Work instructions: If a line in the data contains "shape", copy it out.

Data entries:
________________
# xiph/daala

Measured on AMD Instinct MI355X. Metric: 1080p all-intra transform blocks/s (filter+DCT+PVQ), higher is better.
Workload: dtype int32 (lifting DCT/filters) + f64 (PVQ search)

## Files before the change

### daala_amd/api.py

```python
import ctypes
import os

import numpy as np

_HERE = os.path.dirname(os.path.abspath(__file__))
_LIB = None


class DaalaHipError(RuntimeError):
    pass


EXPERIMENTS_LIB = os.path.join(_HERE, "lib", "libdaalahip_exp.so")


def lib_path():
    return os.environ.get("ODHIP_LIB") or os.path.join(_HERE, "lib", "libdaalahip.so")


def lib():
    global _LIB
    if _LIB is None:
        path = lib_path()
        if not os.path.exists(path):
# ... 515 lines not shown
REFBAND_R_NULL, REFBAND_THETA, REFBAND_NOREF, REFBAND_FLIP, REFBAND_UNCERTAIN = 1, 2, 4, 8, 16
REFITEM_SEARCHED, REFITEM_WITH_REF, REFITEM_K_RANGE = 1, 2, 4
REFITEM_MOMENT_SHIFT = 8


class _RefJob(ctypes.Structure):
    _fields_ = [("d_coef", ctypes.c_void_p), ("d_ref", ctypes.c_void_p), ("nplanes", ctypes.c_int),
                ("w", ctypes.c_int), ("h", ctypes.c_int), ("bs", ctypes.c_int),
                ("is_keyframe", ctypes.c_int), ("pli", ctypes.c_int), ("d_qm", ctypes.c_void_p),
                ("d_qm_inv", ctypes.c_void_p), ("q_band", ctypes.POINTER(ctypes.c_int32)),
                ("beta_band", ctypes.POINTER(ctypes.c_int32)), ("band", ctypes.c_void_p),
                ("items", ctypes.c_void_p), ("y", ctypes.c_void_p), ("r16", ctypes.c_void_p),
                ("x16", ctypes.c_void_p), ("xr", ctypes.c_void_p), ("d_rate", ctypes.c_void_p),
                ("choice", ctypes.c_void_p), ("d_dq", ctypes.c_void_p),
                ("q_band2", ctypes.POINTER(ctypes.c_int32)), ("plane_split", ctypes.c_int),
                ("luma", ctypes.c_void_p), ("d_q_plane", ctypes.c_void_p)]


class PvqRefJob:

    def __init__(self, coef, ref, bs, qm, qm_inv, q_band, beta_band, is_keyframe, pli, rate=None,
                 share=None, q_band2=None, plane_split=0):
        import torch
        _need(coef, torch.int32, "coef")
        _need(ref, torch.int32, "ref")
        assert coef.shape == ref.shape
        self.coef, self.ref, self.bs, self.qm, self.qm_inv = coef, ref, int(bs), qm, qm_inv
        self.is_keyframe, self.pli, self.rate = int(is_keyframe), int(pli), rate
        nplanes, h, w = coef.shape
        n = 4 << bs
        self.nblocks = B = nplanes * (h // n) * (w // n)
# ... 292 lines not shown


PIPE_STAGES = ("image_copy_pad_luma", "forward_pyramid_luma", "pvq_noref_bands", "pvq_choose",
               "cfl_refs_from_luma", "dequant_inverse_luma", "image_copy_pad_chroma",
               "forward_pyramid_chroma", "pvq_ref_bands", "pvq_ref_choose", "dequant_inverse_chroma")
(BUF_PIC, BUF_PX, BUF_LEVEL, BUF_RECON, BUF_BAND, BUF_Y, BUF_CHOICE, BUF_ITEMS, BUF_REF,
 BUF_RATE) = range(10)
BUF_PRED = 10


class _PipeConfig(ctypes.Structure):
    _fields_ = [("device", ctypes.c_int), ("frames", ctypes.c_int), ("pic_w", ctypes.c_int),
                ("pic_h", ctypes.c_int), ("chroma_cfl", ctypes.c_int), ("serial", ctypes.c_int),
                ("price", ctypes.c_int), ("fpr_bits", ctypes.c_int), ("inter", ctypes.c_int),
                ("chroma_444", ctypes.c_int),
                ("pvq_norm_lambda", ctypes.c_double), ("quant", ctypes.c_void_p)]


def export_layout_make(nblocks, bs, with_ref):
    lay = _ExportLayout()
    n = len(bs)
    _check(lib().odhip_export_layout_make(ctypes.byref(lay), n, (ctypes.c_long * n)(*nblocks), (ctypes.c_int * n)(*bs),
                                          (ctypes.c_int * n)(*[int(bool(w)) for w in with_ref])),
           "odhip_export_layout_make")
    return lay, _layout_dict(lay)


def _layout_dict(lay):
    secs = [{k: int(getattr(lay.section[i], k)) for k in ("bs", "ngroups", "cap_words", "blocks_per_group", "record_bytes",
                                                         "nrecords", "records_off", "group_base_off", "stream_off")}
            for i in range(lay.nsections)]
# ... 55 lines not shown
class _ExportSection(ctypes.Structure):
    _fields_ = [("bs", ctypes.c_int32), ("ngroups", ctypes.c_uint32), ("cap_words", ctypes.c_uint32),
                ("blocks_per_group", ctypes.c_uint32), ("record_bytes", ctypes.c_uint32), ("pad", ctypes.c_uint32),
                ("nrecords", ctypes.c_uint64), ("records_off", ctypes.c_uint64),
                ("group_base_off", ctypes.c_uint64), ("stream_off", ctypes.c_uint64)]


class _ExportLayout(ctypes.Structure):
    _fields_ = [("nsections", ctypes.c_int32), ("pad", ctypes.c_int32), ("fixed_bytes", ctypes.c_uint64),
                ("total_bytes", ctypes.c_uint64), ("section", _ExportSection * 16)]


class Pipe:

    def __init__(self, quant, frames, pic_w, pic_h, chroma_cfl=True, serial=False, device=0,
                 pvq_norm_lambda=0.147, price=False, fpr_bits=0, inter=False, chroma_444=False):
        L = lib()
        L.odhip_pipe_create.restype = ctypes.c_void_p
        L.odhip_pipe_theta_reruns.restype = ctypes.c_long
        L.odhip_pipe_price_reruns.restype = ctypes.c_long
        cfg = _PipeConfig(int(device), int(frames), int(pic_w), int(pic_h), int(bool(chroma_cfl)),
                          int(bool(serial)), int(bool(price)), int(fpr_bits), int(bool(inter)),
                          int(bool(chroma_444)),
                          float(pvq_norm_lambda),
                          ctypes.cast(ctypes.byref(quant.c), ctypes.c_void_p))
        self.h = L.odhip_pipe_create(ctypes.byref(cfg))
        if not self.h:
            raise DaalaHipError("odhip_pipe_create failed")
        self.frames, self.pic_w, self.pic_h = int(frames), int(pic_w), int(pic_h)
        self.W, self.H = (pic_w + 63) & ~63, (pic_h + 63) & ~63
        self.chroma_cfl = bool(chroma_cfl)
        self.fpr_bits = int(fpr_bits)
        self.inter = bool(inter)
        self.chroma_444 = bool(chroma_444)
        cdec = 0 if chroma_444 else 1
        self.cw, self.ch = (self.pic_w + cdec) >> cdec, (self.pic_h + cdec) >> cdec
        self.chroma_levels = int(L.odhip_pipe_chroma_levels(self._p()))
        global _pipes
        if _pipes is None:
            import weakref
# ... 561 lines not shown
```

### daala_amd/csrc/lapped_kernels.hip

```cpp
#include "../../include/daala_hip.h"
#include <stdio.h>
#include <stdlib.h>
#include <string.h>
#include <type_traits>
#include "od_ctx.cuh"
#include "od_tile.cuh"
#include "od_pvq_math.cuh"
#include "gen/od_scan_tables.h"

namespace {

__device__ __forceinline__ void od_lds_barrier() {
  asm volatile("s_waitcnt lgkmcnt(0)\n\ts_barrier" ::: "memory");
}

typedef int od_v4i __attribute__((ext_vector_type(4)));
__device__ __forceinline__ void od_store_coef4(od_coeff *p, int4 v) {
#ifdef OD_PYR_STORE_NT
  od_v4i w = {v.x, v.y, v.z, v.w};
  __builtin_nontemporal_store(w, reinterpret_cast<od_v4i *>(p));
#else
  *reinterpret_cast<int4 *>(p) = v;
#endif
}
// ... 595 lines not shown
  int pic_w;
  int pic_h;
  int leaf_bs;
  const int16_t *y;
  const int4 *choice;
  const int16_t *qm_inv;
  long nblocks;
  int len;
  int nb_bands;
  const int16_t *r16;
  const od_coeff *ref;
  int px16;
  int inter;
  int dbg;
  int wide;
};

constexpr int kMaxInvLevels = 5;
struct InverseArgsMulti {
  InverseArgs a[kMaxInvLevels];
  int nplanes;
};

__device__ __attribute__((aligned(16))) unsigned short gInvScanXY[OD_SCAN_LEN];
__device__ unsigned char gInvBandOf[OD_SCAN_LEN];

__device__ __forceinline__ unsigned char od_to_px(int c) {
  return (unsigned char)min(max(((c + 8) >> 4) + 128, 0), 255);
}
__device__ __forceinline__ short od_to_px16(int c) {
  return (short)min(max(c + 2048, 0), 4095);
}
__device__ __forceinline__ void od_store_px(uint8_t *plane, long at, int c, bool px16) {
  if (px16) reinterpret_cast<short *>(plane)[at] = od_to_px16(c);
  else plane[at] = od_to_px(c);
}

struct OdQ16 {
  int sh;
  int sl;
  __device__ __forceinline__ explicit OdQ16(int scale) : sh(scale >> 16), sl(scale & 0xffff) {}
  __device__ __forceinline__ int mul(int y) const { return __mul24(y, sh) + (__mul24(y, sl) >> 16); }
};
__device__ __forceinline__ int od_pulse16(unsigned w, int odd) {
  return odd ? (int)w >> 16 : (int)(w << 16) >> 16;
}

template <int LEAF>
__device__ __forceinline__ int walk_band_of(int j, int &off) {
  int b = 0;
  off = 1;
  if constexpr (LEAF >= 1) {
    if (j >= 16) { b = 1; off = 16; }
    if (j >= 24) { b = 2; off = 24; }
    if (j >= 32) { b = 3; off = 32; }
  }
  if constexpr (LEAF >= 2) {
    if (j >= 64) { b = 4; off = 64; }
    if (j >= 96) { b = 5; off = 96; }
    if (j >= 128) { b = 6; off = 128; }
// ... 391 lines not shown
        const int4 ch = chs[hf];
        const int rnd = (1 << ch.w) >> 1;
        const OdQ16 sc(ch.z);
#pragma unroll
        for (int e = 0; e < 4; e++) {
#pragma unroll
          for (int u = 0; u < 2; u++) {
            const int yv = od_pulse16((unsigned)yd[e], u);
            const int qmi = u ? qd[e] >> 16 : (int)(short)qd[e];
            const int xy = u ? (unsigned)sd[e] >> 16 : sd[e] & 0xffff;
            int v = (__mul24(sc.mul(yv), qmi) + rnd) >> ch.w;
            if (hf == 0 && e == 0 && u == 0 && j0 == 0) v = dc;
            t[base + (xy >> 8)*P + (xy & 255)] = v;
          }
        }
      }
    }
  }
  else {
    load_plane_tile<TILE>(t, a.coef + plane_off, a.w, x0, y0, tid);
  }
  __syncthreads();
  switch (a.leaf_bs) {
    case 0: if constexpr (MINLEAF <= 0 && MAXLEAF >= 0) inverse_leaf<TILE, 0>(t, tid); break;
    case 1: if constexpr (MINLEAF <= 1 && MAXLEAF >= 1) inverse_leaf<TILE, 1>(t, tid); break;
    case 2: if constexpr (MINLEAF <= 2 && MAXLEAF >= 2) inverse_leaf<TILE, 2>(t, tid); break;
    case 3: if constexpr (MINLEAF <= 3 && MAXLEAF >= 3) inverse_leaf<TILE, 3>(t, tid); break;
    default:
      if constexpr (TILE == 64 && MAXLEAF >= 4) inverse_leaf<TILE, 4>(t, tid);
      break;
// ... 73 lines not shown
#pragma unroll
      for (int e = 0; e < 4; e++) {
#pragma unroll
        for (int u = 0; u < 2; u++) {
          const int yv = od_pulse16((unsigned)yd[e], u);
          const int qmi = u ? qd[e] >> 16 : (int)(short)qd[e];
          const int xy = u ? (unsigned)sd[e] >> 16 : sd[e] & 0xffff;
          int v = (__mul24(sc.mul(yv), qmi) + rnd) >> ch.w;
          if (hf == 0 && e == 0 && u == 0 && j0 == 0) v = dc;
          tt[base + (xy >> 8)*P + (xy & 255)] = v;
        }
      }
    }
  }
  __syncthreads();
  if (a.leaf_bs == 3) {
    const int s2 = tid >> 7;
    const int lt = tid & 127;
    od_tile_rows<TILE, 3, true, T, 128>(t[s2], t[s2], lt, OdAllBlocks());
    __syncthreads();
    od_tile_cols<TILE, 3, true, T, 128>(t[s2], t[s2], lt, OdAllBlocks());
    __syncthreads();
  }
  else {
    const int g = tid >> 6;
    if (tid < 64) {
      int *tt = t[tid >> 5];
      const int base = (tid & 31)*P;
      T in[64];
      T out[64];
// ... 730 lines not shown
    if constexpr (SRC == 1) {
      if (!OD_INV_DBG(a, 4)) {
        if (!ahead) {
          f.heads(a, plane, plane_off, xg, y0, tid);
          f.pulses(a, plane, xg, y0, tid);
        }
        if constexpr (Fetch::len < Fetch::n*Fetch::n) {
          walk_zero<TILE, G, NT>(t, tid);
          od_lds_barrier();
        }
        if (leaf4) f.commit_leaf4(t, a, tid);
        else f.commit(t, a, tid);
      }
      else walk_zero<TILE, G, NT>(t, tid);
      od_lds_barrier();
      if (ahead && g + 1 < g1) f.heads(a, plane, plane_off, xg + G*TILE, y0, tid);
    }
    else if (leaf4) {
      if constexpr (LEAF == 0 && SRC == 2) walk_leaf4<TILE, G, NT, SRC>(t, a, plane, plane_off, xg, y0, tid);
      od_lds_barrier();
    }
    else {
      if (OD_INV_DBG(a, 4)) walk_zero<TILE, G, NT>(t, tid);
      else if constexpr (SRC == 0) walk_load_plane<TILE, G, NT>(t, a.coef + plane_off, a.w, xg, y0, tid);
      else if constexpr (SRC == 2) walk_load_ref<TILE, G, NT, LEAF>(t, a, plane, plane_off, xg, y0, tid);
      od_lds_barrier();
    }
    if (!leaf4 && !OD_INV_DBG(a, 16)) {
      walk_idct_pass<TILE, G, NT, LEAF, true>(t, tid);
      od_lds_barrier();
// ... 553 lines not shown
  return inverse_launch(ia, nlevels, nplanes, dec, (hipStream_t)stream);
}

extern "C" int odhip_inverse_level_pvq(uint8_t *d_px, int px_stride, long px_plane_stride,
 const odhip_pvq_job *job, int dec, int pic_w, int pic_h, odhip_stream stream) {
  InverseArgs ia;
  int rc = pvq_inverse_args(ia, d_px, px_stride, px_plane_stride, job, dec, pic_w, pic_h);
  if (rc) return rc;
  rc = upload_inv_tables();
  if (rc) return rc;
  return inverse_launch(ia, job->nplanes, dec, (hipStream_t)stream);
}

extern "C" int odhip_inverse_levels_pvq(uint8_t *const *d_px, int px_stride, long px_plane_stride,
 const odhip_pvq_job *jobs, int njobs, int dec, int pic_w, int pic_h, odhip_stream stream) {
  if (!d_px || !jobs || njobs <= 0 || njobs > kMaxInvLevels) return ODHIP_EINVAL;
  InverseArgs ia[kMaxInvLevels];
  for (int i = 0; i < njobs; i++) {
    const int rc = pvq_inverse_args(ia[i], d_px[i], px_stride, px_plane_stride, &jobs[i], dec, pic_w,
     pic_h);
    if (rc) return rc;
    if (jobs[i].nplanes != jobs[0].nplanes || jobs[i].w != jobs[0].w || jobs[i].h != jobs[0].h) {
      return ODHIP_EINVAL;
    }
  }
  const int rc = upload_inv_tables();
  if (rc) return rc;
  return inverse_launch(ia, njobs, jobs[0].nplanes, dec, (hipStream_t)stream);
}
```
________________
Exercise solution:
        assert coef.shape == ref.shape
        nplanes, h, w = coef.shape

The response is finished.